“If you are not depressed and anxious in the modern world we have created, then you really are crazy,” Mary McEvoy told the MacGill Summer School.
The actor was speaking at a session addressing the challenges posed by modern society to mental wellbeing. “Depression is a very logical reaction to the chaos we experience in the belief that we are superior to the rest of nature,” she said. “We have allowed technology to override our humanity. Society is still largely patriarchal. The demise of religion has led to a loss of moral compass. Hubris is still worshipped and intellectuals just talk the talk. We love information because it is fast and don’t have the patience for wisdom because it is slow.”
In a deeply personal reflection she said: “People who suffer with mental health issues have a really important lesson to teach. If only the movers and shakers would listen.”

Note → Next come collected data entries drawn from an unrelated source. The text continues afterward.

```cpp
extern "C" int unimm_version(void) { return 19; }
extern "C" const char* unimm_arch(void) { return "gfx950"; }
```

### unimm_amd/csrc/attention.hip

```cpp
#include <type_traits>
#include "common.h"

namespace {

struct AttnParams {
  const bf16_t* q; const bf16_t* k; const bf16_t* v;
  bf16_t* o; float* lse;
  const uint32_t* mask;
  const int* q_off; const int* q_len; const int* k_off; const int* k_len;
  const int* ks_off; const int* ks_len; int ks_ins;
  const int* order;
  int B, H, Tq, Tk, ldq, ldk, ldv, ldo;
  int mask_q_stride, mask_b_stride;
  int parts;
  float scale;
  DropoutArg drop;
};

constexpr float LOG2E = 1.4426950408889634f;
constexpr float LN2 = 0.6931471805599453f;

template <int D> __device__ __forceinline__ int swz(int row) {
  if constexpr (D == 64) { const int t = row >> 1; return (t & 7) ^ ((t & 1) << 2); }
  else return ((row & 3) << 2) | ((row >> 2) & 3);
// ... 58 lines not shown

__device__ __forceinline__ bf16x8 pack8(const float* p) {
  typedef __attribute__((ext_vector_type(4))) unsigned int u4;
  u4 w = {pack2bf(p[0], p[1]), pack2bf(p[2], p[3]), pack2bf(p[4], p[5]), pack2bf(p[6], p[7])};
  return __builtin_bit_cast(bf16x8, w);
}

__device__ __forceinline__ int key_of_reg(int reg, int h) { return (reg & 3) + 8 * (reg >> 2) + 4 * h; }

template <int D>
__device__ __forceinline__ void store_acc_row(bf16_t* __restrict__ g, const f32x16 (&a)[D / 32], float s, int h, bool ok) {
#pragma unroll
  for (int dt = 0; dt < D / 32; ++dt)
#pragma unroll
    for (int qp = 0; qp < 2; ++qp) {
      const uint32_t a0 = pack2bf(a[dt][8 * qp] * s, a[dt][8 * qp + 1] * s), a1 = pack2bf(a[dt][8 * qp + 2] * s, a[dt][8 * qp + 3] * s);
      const uint32_t b0 = pack2bf(a[dt][8 * qp + 4] * s, a[dt][8 * qp + 5] * s), b1 = pack2bf(a[dt][8 * qp + 6] * s, a[dt][8 * qp + 7] * s);
      const auto w0 = __builtin_amdgcn_permlane32_swap(a0, b0, false, false);
      const auto w1 = __builtin_amdgcn_permlane32_swap(a1, b1, false, false);
      if (ok) *reinterpret_cast<u32x4*>(g + 32 * dt + 16 * qp + 8 * h) = u32x4{w0[0], w1[0], w0[1], w1[1]};
    }
}

template <int D, int NKT>
__global__ __launch_bounds__(512, 2) void attn_fwd_kernel(AttnParams p) {
  drop_resolve(p.drop);
  extern __shared__ __attribute__((aligned(16))) char smem[];
  constexpr int KPAD = NKT * 32;
  char* kimg = smem;
  char* vimg = smem + KPAD * 2 * D;
  const int tid = threadIdx.x, wave = tid >> 6, lane = tid & 63;
  const int item = blockIdx.x / p.parts, part = blockIdx.x % p.parts;
  const int b = p.order != nullptr ? p.order[item / p.H] : item / p.H, head = item % p.H;
  const int nwv = blockDim.x >> 6;
  const int r = lane & 31, h = lane >> 5;

  const int Ts_b = p.ks_len ? p.ks_len[b] : 0;
  int Tk_b = (p.k_len ? p.k_len[b] : p.Tk) + Ts_b;
  Tk_b = Tk_b < KPAD ? Tk_b : KPAD;
  const int Tq_b = p.q_len ? p.q_len[b] : p.Tq;
  if (part * (int)(blockDim.x >> 6) * 32 >= Tq_b) return;
  const size_t qbase = p.q_off ? (size_t)p.q_off[b] : (size_t)b * p.Tq;
  const size_t kbase = p.k_off ? (size_t)p.k_off[b] : (size_t)b * p.Tk;
  const size_t sbase = p.ks_off ? (size_t)p.ks_off[b] : 0;
  const int kpad_b = ((Tk_b + 31) & ~31) < KPAD ? ((Tk_b + 31) & ~31) : KPAD;
  stage_head_seg<D>(p.k + head * D, p.ldk, kbase, sbase, p.ks_ins, Ts_b, Tk_b, kpad_b, kimg, tid, blockDim.x);
  stage_head_seg<D>(p.v + head * D, p.ldv, kbase, sbase, p.ks_ins, Ts_b, Tk_b, kpad_b, vimg, tid, blockDim.x);

  int wt = part * nwv + wave;
  int q0, qrow;
  bool qvalid;
  bf16x8 qf[D / 16];
  uint32_t mw[NKT];
#define UNIMM_LOAD_QTILE()                                                                                    \
  {                                                                                                          \
    q0 = wt * 32;                                                                                            \
    qrow = q0 + r;                                                                                           \
    qvalid = qrow < Tq_b;                                                                                    \
    if (!qvalid) qrow = Tq_b - 1;                                                                            \
    const bf16_t* qg_ = p.q + (qbase + qrow) * p.ldq + head * D;                                             \
    _Pragma("unroll") for (int ks = 0; ks < D / 16; ++ks) qf[ks] = *reinterpret_cast<const bf16x8*>(qg_ + 16 * ks + 8 * h); \
    const uint32_t* mp_ = p.mask + (size_t)b * p.mask_b_stride + (size_t)qrow * p.mask_q_stride;            \
    _Pragma("unroll") for (int t = 0; t < NKT; ++t) mw[t] = 32 * t < p.Tk ? mp_[t] : 0u;    \
  }
  UNIMM_LOAD_QTILE()
  stage_wait();
  __syncthreads();
  constexpr bool WALK = D == 64;
  for (bool first = true; wt * 32 < Tq_b && (WALK || first); first = false, wt += nwv * p.parts) {
    if (WALK && !first) UNIMM_LOAD_QTILE()

  f32x16 s[NKT];
#pragma unroll
  for (int t = 0; t < NKT; ++t) {
    f32x16 acc = {};
    if (32 * t < Tk_b) {
#pragma unroll
      for (int ks = 0; ks < D / 16; ++ks) {
        const bf16x8 kf = read_row_frag<D>(kimg, 32 * t + r, 2 * ks + h);
        acc = __builtin_amdgcn_mfma_f32_32x32x16_bf16(kf, qf[ks], acc, 0, 0, 0);
      }
    }
    s[t] = acc;
  }

  const float c1 = p.scale * LOG2E;
  constexpr float MOFF = -10000.0f * LOG2E;
  int tk_here = Tk_b;
  asm volatile("" : "+v"(tk_here));
  float mx = -INFINITY;
// ... 56 lines not shown
  for (int dt = 0; dt < D / 32; ++dt) o[dt] = f32x16{};
#pragma unroll
  for (int t = 0; t < NKT; ++t) {
    if (32 * t >= Tk_b) continue;
#pragma unroll
    for (int ss = 0; ss < 2; ++ss) {
      float pv[8];
#pragma unroll
      for (int j = 0; j < 8; ++j) pv[j] = s[t][8 * ss + j];
      const bf16x8 pf = pack8(pv);
#pragma unroll
      for (int dt = 0; dt < D / 32; ++dt) {
        const bf16x8 vf = read_tr_frag<D>(vimg, 32 * t + 16 * ss, 32 * dt, lane);
        o[dt] = __builtin_amdgcn_mfma_f32_32x32x16_bf16(vf, pf, o[dt], 0, 0, 0);
      }
    }
  }

  store_acc_row<D>(p.o + (qbase + (qvalid ? qrow : 0)) * p.ldo + head * D, o, inv, h, qvalid);
  if (qvalid) {
    if (p.lse != nullptr && h == 0) p.lse[((size_t)b * p.H + head) * p.Tq + qrow] = (mx + __log2f(sum)) * LN2;
  }
  }
#undef UNIMM_LOAD_QTILE
}


struct AttnBwdParams {
  const bf16_t* q; const bf16_t* k; const bf16_t* v; const bf16_t* o; const bf16_t* dout;
  const float* lse; float* delta;
  bf16_t* dq; bf16_t* dk; bf16_t* dv;
  const uint32_t* mask;
  const int* q_off; const int* q_len; const int* k_off; const int* k_len;
  const int* order;
  int B, H, Tq, Tk, ldq, ldk, ldv, ldo, lddo, lddq, lddk, lddv;
  int mask_q_stride, mask_b_stride;
  int parts;
  float scale;
  DropoutArg drop;
};

template <int D, int NKT>
__global__ __launch_bounds__(512, 2) void attn_bwd_dq_kernel(AttnBwdParams p) {
  drop_resolve(p.drop);
  extern __shared__ __attribute__((aligned(16))) char smem[];
  constexpr int KPAD = NKT * 32;
// ... 517 lines not shown
        const u32x2 hi = *reinterpret_cast<const u32x2*>(tile + r * 64 + (((4 * ss + 2 + h) ^ tile64_swz(r)) << 3));
        const bf16x8 pf = __builtin_bit_cast(bf16x8, u32x4{lo[0], lo[1], hi[0], hi[1]});
        const bf16x8 vf = read_tr_frag<D>(vimg, 32 * t + 16 * ss, 32 * dt, lane);
        o1[0] = __builtin_amdgcn_mfma_f32_32x32x16_bf16(vf, pf, o1[0], 0, 0, 0);
      }
    }
    float mx = -INFINITY, sum = 0.f;
#pragma unroll
    for (int w = 0; w < NW; ++w) {
      mx = fmaxf(mx, mx_w[w * QPAD + 32 * qt2 + r]);
      sum += sm_w[w * QPAD + 32 * qt2 + r];
    }
    const float inv = (p.drop.thr != 0u ? p.drop.scale : 1.0f) / sum;
    const int q = 32 * qt2 + r;
    const bool qvalid = q < Tq_b;
    store_acc_row<32>(p.o + (qbase + (qvalid ? q : 0)) * p.ldo + head * D + 32 * dt, o1, inv, h, qvalid);
    if (dt == 0 && qvalid && h == 0 && p.lse != nullptr) p.lse[((size_t)b * p.H + head) * p.Tq + q] = (mx + __log2f(sum)) * LN2;
  }
}

template <int NQT>
__global__ __launch_bounds__(512, 2) void attn_bwd_fused_kernel(AttnBwdParams p) {
  constexpr int D = 64;
  drop_resolve(p.drop);
  extern __shared__ __attribute__((aligned(16))) char smem[];
  constexpr int QPAD = NQT * 32;
  constexpr int AS = D + 4;
  char* qimg = smem;
  char* doimg = smem + QPAD * 2 * D;
  float* lse_s = reinterpret_cast<float*>(smem + 2 * QPAD * 2 * D);
  float* del_s = lse_s + QPAD;
  uint32_t* mw_s = reinterpret_cast<uint32_t*>(del_s + QPAD);
  char* scr = reinterpret_cast<char*>(mw_s + 8 * QPAD);
  float* acc = reinterpret_cast<float*>(scr + 8 * 2048);
  int* turn = reinterpret_cast<int*>(acc + QPAD * AS);
  const int tid = threadIdx.x, wave = tid >> 6, lane = tid & 63;
  const int item = blockIdx.x;
  const int b = p.order != nullptr ? p.order[item / p.H] : item / p.H, head = item % p.H;
  const int wt = wave;
  const int r = lane & 31, h = lane >> 5;

  const int Tq_b = p.q_len ? p.q_len[b] : p.Tq, Tk_b = p.k_len ? p.k_len[b] : p.Tk;
  const size_t qbase = p.q_off ? (size_t)p.q_off[b] : (size_t)b * p.Tq;
  const size_t kbase = p.k_off ? (size_t)p.k_off[b] : (size_t)b * p.Tk;
  const int qpad_b = ((Tq_b + 31) & ~31) < QPAD ? ((Tq_b + 31) & ~31) : QPAD;
  stage_head<D>(p.q + qbase * p.ldq + head * D, p.ldq, Tq_b, qpad_b, qimg, tid, blockDim.x);
// ... 10 lines not shown
  const bf16_t* vg = p.v + grow * p.ldv + head * D;
  bf16x8 kf[D / 16], vf[D / 16];
#pragma unroll
  for (int ks = 0; ks < D / 16; ++ks) {
    kf[ks] = *reinterpret_cast<const bf16x8*>(kg + 16 * ks + 8 * h);
    vf[ks] = *reinterpret_cast<const bf16x8*>(vg + 16 * ks + 8 * h);
  }
  bf16x8 ktf[2][2];
  {
    char* kt = reinterpret_cast<char*>(acc) + wave * (32 * 2 * D);
#pragma unroll
    for (int ks = 0; ks < D / 16; ++ks) {
      const u32x4 v = kvalid ? __builtin_bit_cast(u32x4, kf[ks]) : u32x4{0u, 0u, 0u, 0u};
      *reinterpret_cast<u32x4*>(kt + r * (2 * D) + (((2 * ks + h) ^ swz<D>(r)) << 4)) = v;
    }
#pragma unroll
    for (int ss = 0; ss < 2; ++ss) {
      ktf[0][ss] = read_tr_frag<D>(kt, 16 * ss, 0, lane);
      ktf[1][ss] = read_tr_frag<D>(kt, 16 * ss, 32, lane);
    }
  }
  stage_wait();
  __syncthreads();

  f32x16 dk[D / 32], dv[D / 32];
#pragma unroll
  for (int dt = 0; dt < D / 32; ++dt) { dk[dt] = f32x16{}; dv[dt] = f32x16{}; }
  const uint32_t* mrow = mw_s + wt * QPAD;
  char* ws = scr + wave * 2048;
  const uint32_t hbase = ((uint32_t)b * p.H + head) * (uint32_t)p.Tq;
  const uint32_t halfw = ((uint32_t)p.Tk + 1u) >> 1, halfm = halfw * DROP_M1;
  const uint32_t dlane = drop_lin(p.drop, (4u * (uint32_t)h + ((uint32_t)r & 1u)) * halfw + ((uint32_t)(wt * 32 + r) >> 1));
  const float c1 = p.scale * LOG2E;
  const bool dropping = p.drop.thr != 0u;
  const uint32_t thr16 = dropping ? (p.drop.thr >> 16) : 0u;
  const float dsc = dropping ? p.drop.scale : 1.0f;
  const BwdScoreCtx sctx{dlane, hbase, halfm, thr16, dsc, c1, dropping};

  if (wave_on) {
#pragma unroll 1
  for (int qt = 0; qt < NQT; ++qt) {
    if (32 * qt >= Tq_b) break;
    f32x16 sacc = {}, dpacc = {};
#pragma unroll
    for (int ks = 0; ks < D / 16; ++ks) {
      const bf16x8 qf = read_row_frag<D>(qimg, 32 * qt + r, 2 * ks + h);
// ... 34 lines not shown
        for (int g = 0; g < 4; ++g)
          *reinterpret_cast<f32x4*>(ap + 32 * dt + 8 * g) = f32x4{dqp[dt][4 * g], dqp[dt][4 * g + 1], dqp[dt][4 * g + 2], dqp[dt][4 * g + 3]};
    } else {
      while (__hip_atomic_load(turn + qt, __ATOMIC_ACQUIRE, __HIP_MEMORY_SCOPE_WORKGROUP) != wt) __builtin_amdgcn_s_sleep(2);
#pragma unroll
      for (int dt = 0; dt < 2; ++dt)
#pragma unroll
        for (int g = 0; g < 4; ++g) {
          f32x4* a4 = reinterpret_cast<f32x4*>(ap + 32 * dt + 8 * g);
          const f32x4 o = *a4;
          *a4 = f32x4{o[0] + dqp[dt][4 * g], o[1] + dqp[dt][4 * g + 1], o[2] + dqp[dt][4 * g + 2], o[3] + dqp[dt][4 * g + 3]};
        }
    }
    if (lane == 0) __hip_atomic_store(turn + qt, wt + 1, __ATOMIC_RELEASE, __HIP_MEMORY_SCOPE_WORKGROUP);
  }
  }

  if (wave_on) {
    const bool ok = kvalid;
    store_acc_row<D>(p.dk + (ok ? grow : 0) * p.lddk + head * D, dk, p.scale, h, ok);
    store_acc_row<D>(p.dv + (ok ? grow : 0) * p.lddv + head * D, dv, 1.0f, h, ok);
  }
  __syncthreads();
  for (int i = tid; i < qpad_b * 8; i += blockDim.x) {
    const int q = i >> 3, c = i & 7;
    if (q >= Tq_b) continue;
    float v[8];
#pragma unroll
    for (int j = 0; j < 8; ++j) v[j] = acc[q * AS + 8 * c + j] * p.scale;
    *reinterpret_cast<u32x4*>(p.dq + (qbase + q) * p.lddq + head * D + 8 * c) =
        u32x4{pack2bf(v[0], v[1]), pack2bf(v[2], v[3]), pack2bf(v[4], v[5]), pack2bf(v[6], v[7])};
  }
}
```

She added that to be fully human we had to embrace our vulnerability, and she extended this thinking to the wider political and economic field.

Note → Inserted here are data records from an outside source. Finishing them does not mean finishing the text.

def _fp4_fwd_with_stats(q, wq, M, N, k_true, bias, zbias, chunk, i16, drop=(0.0, 0)):
    Kb = q.shape[1]
    assert wq.shape[1] == Kb and Kb % ALIGN == 0
    rows = (M + chunk - 1) // chunk
    part = torch.empty((2, rows, N), dtype=torch.float64, device=q.device)
    C = torch.empty((M, N), dtype=torch.int16 if i16 else torch.float32, device=q.device)
    name = (gemm_kernel_name(0, 0, M, N, Kb) + (" [i16]" if i16 else "")) if _TIMER is not None else ""
    with _timed(name, 2.0 * M * N * k_true, (M + N) * Kb + (2 if i16 else 4) * M * N):
        L.call("bnn_gemm_fp4_bnstats", q, Kb, wq, Kb, None if i16 else bias, None if i16 else C, C if i16 else None, N,
               zbias, M, N, Kb, float(drop[0]), int(drop[1]), part, rows, L.stream())
    return C, (part, rows, chunk, M, N, "fp4", float(drop[0]), int(drop[1]))


class BinaryLinearPixelsFunction(torch.autograd.Function):

    @staticmethod
    def forward(ctx, u, weight, bias, a, s0, cache=False, emit_s20=False):
        _check(u, dtype=torch.uint8)
        _check(weight, bias)
        M, K = u.shape
        N = weight.shape[0]
        ctx.dims = (M, K, N)
        ctx.has_bias = bias is not None
        ctx.a, ctx.s0 = a, s0
        need_dw = ctx.needs_input_grad[1]
        q, qt = pixels_pack(u, want_q=M > 0, want_qt=need_dw and M > 0)
        if M == 0:
            ctx.save_for_backward(None)
            return torch.empty((0, N), dtype=torch.float32, device=u.device)
        wq, _ = packed_weight(weight, "i8", True, False, cache)
        R = row_sums(wq, K)
# ... 173 lines not shown
        L.call("bnn_hinge_bwd", x, y, t, M, C, float(margin), int(bool(squared)), go, dx, L.stream())
    return dx


def hinge_loss_ok(input, target):
    if not (torch.is_tensor(input) and torch.is_tensor(target) and input.is_cuda and input.dim() == 2
            and input.dtype == torch.float32 and input.shape[0] > 0 and target.device == input.device
            and bool(L.lib().bnn_hinge_ok(input.shape[1]))):
        return False
    if target.dtype == torch.int64:
        return target.dim() == 1 and target.shape[0] == input.shape[0]
    return target.dtype == torch.float32 and target.shape == input.shape and not target.requires_grad


def hinge_loss(input, target, margin=1.0, squared=False):
    _check(input)
    if not hinge_loss_ok(input, target):
        raise ValueError("bnn_amd: hinge_loss needs float32 CUDA [M, C] logits (M > 0, C in 2, 10, 16, 32, 64) and "
                         f"int64 [M] labels or a float32 target of the same shape without grad; got "
                         f"{tuple(input.shape)} {input.dtype} and {tuple(target.shape)} {target.dtype}")
    return HingeLossFunction.apply(input, target, float(margin), bool(squared))


def _pair_same(v, what):
    if isinstance(v, (tuple, list)):
        if len(set(v)) != 1:
            raise NotImplementedError(f"bnn_amd: asymmetric {what} {v} is not supported")
        return int(v[0])
    return int(v)


C1BN = os.environ.get("BNN_C1BN", "1") != "0"
_C1BN_WANT = "_bnn_c1bn_consumer"
_C1BN_ATTR = "_bnn_c1bn"
C1BN_HANDOFFS = 0


_C1bnHandoff = collections.namedtuple("_C1bnHandoff", "zq zb zf dyp mean invstd gw gb sg sgx inv_n ht")


def _c1bn_take(dy):
    ent = _take(dy, _C1BN_ATTR, stale="stale conv1 / BatchNorm2d hand-off",
                lost="a conv gradient placeholder lost its BatchNorm2d hand-off")
    return None if ent is None else _C1bnHandoff(*ent)


_CONV_C1F = [os.environ.get("BNN_CONV_C1F")]
if os.environ.get("BNN_FP6_PERS") is not None:
    L.call("bnn_gemm_fp6_set_persistent", int(os.environ["BNN_FP6_PERS"] != "0"))
if os.environ.get("BNN_FP6_HALF") is not None:
    L.call("bnn_gemm_fp6_set_half", int(os.environ["BNN_FP6_HALF"]), 0.0)
if os.environ.get("BNN_PIX_TILE") is not None:
    L.call("bnn_gemm_i8_bnstats_set_tile", int(os.environ["BNN_PIX_TILE"]))
if os.environ.get("BNN_HEAD_RED_COLS") is not None:
    L.call("bnn_bn_set_head_reduce_cols", int(os.environ["BNN_HEAD_RED_COLS"]))


def _conv_env():
    if _CONV_C1F[0] is not None:
        L.call("bnn_conv_set_c1_filter", int(_CONV_C1F[0] != "0"))
        _CONV_C1F[0] = None


ZQ = True
ZQ_HANDOFFS = 0


def _zq_fmt(x, binarize_input, stride, dilation, groups, C, KH, KW, H, W, pad, N, Co):
    if not (ZQ and binarize_input and stride == 1 and dilation == 1 and groups == 1 and pad <= min(KH, KW) - 1):
        return 0
    if not (C == 1 and KW <= 8) and not (C % 16 == 0 and C <= 64):
        return 0
    fmt = 2 if C * KH * KW <= 32767 else 0
    if fmt and not L.lib().bnn_conv2d_fwd_q_ok(fmt, N, C, H, W, Co, KH, KW, stride, pad, dilation, groups):
        return 0
    return fmt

Before we fix the economy can we not fix the minds that had the ideas that led to the crisis in the first place, she asked.
Modernity could have a harmful effect on mental health. “Everybody has an opinion about everything and it’s usually the badly thought-out negative nonsense,” she said.
“Nobody sees the soul of a person . . . media pump out vicious and harmful stories about people. Mediocrity is rewarded . . . it seems as though society is . . . cannibalising itself.”
She advised: “Be kinder, drop the judgment, love the planet and if you cannot love your neighbour then leave them alone. Be prepared to fail. Every time we fail we start again. Accept your fragility.”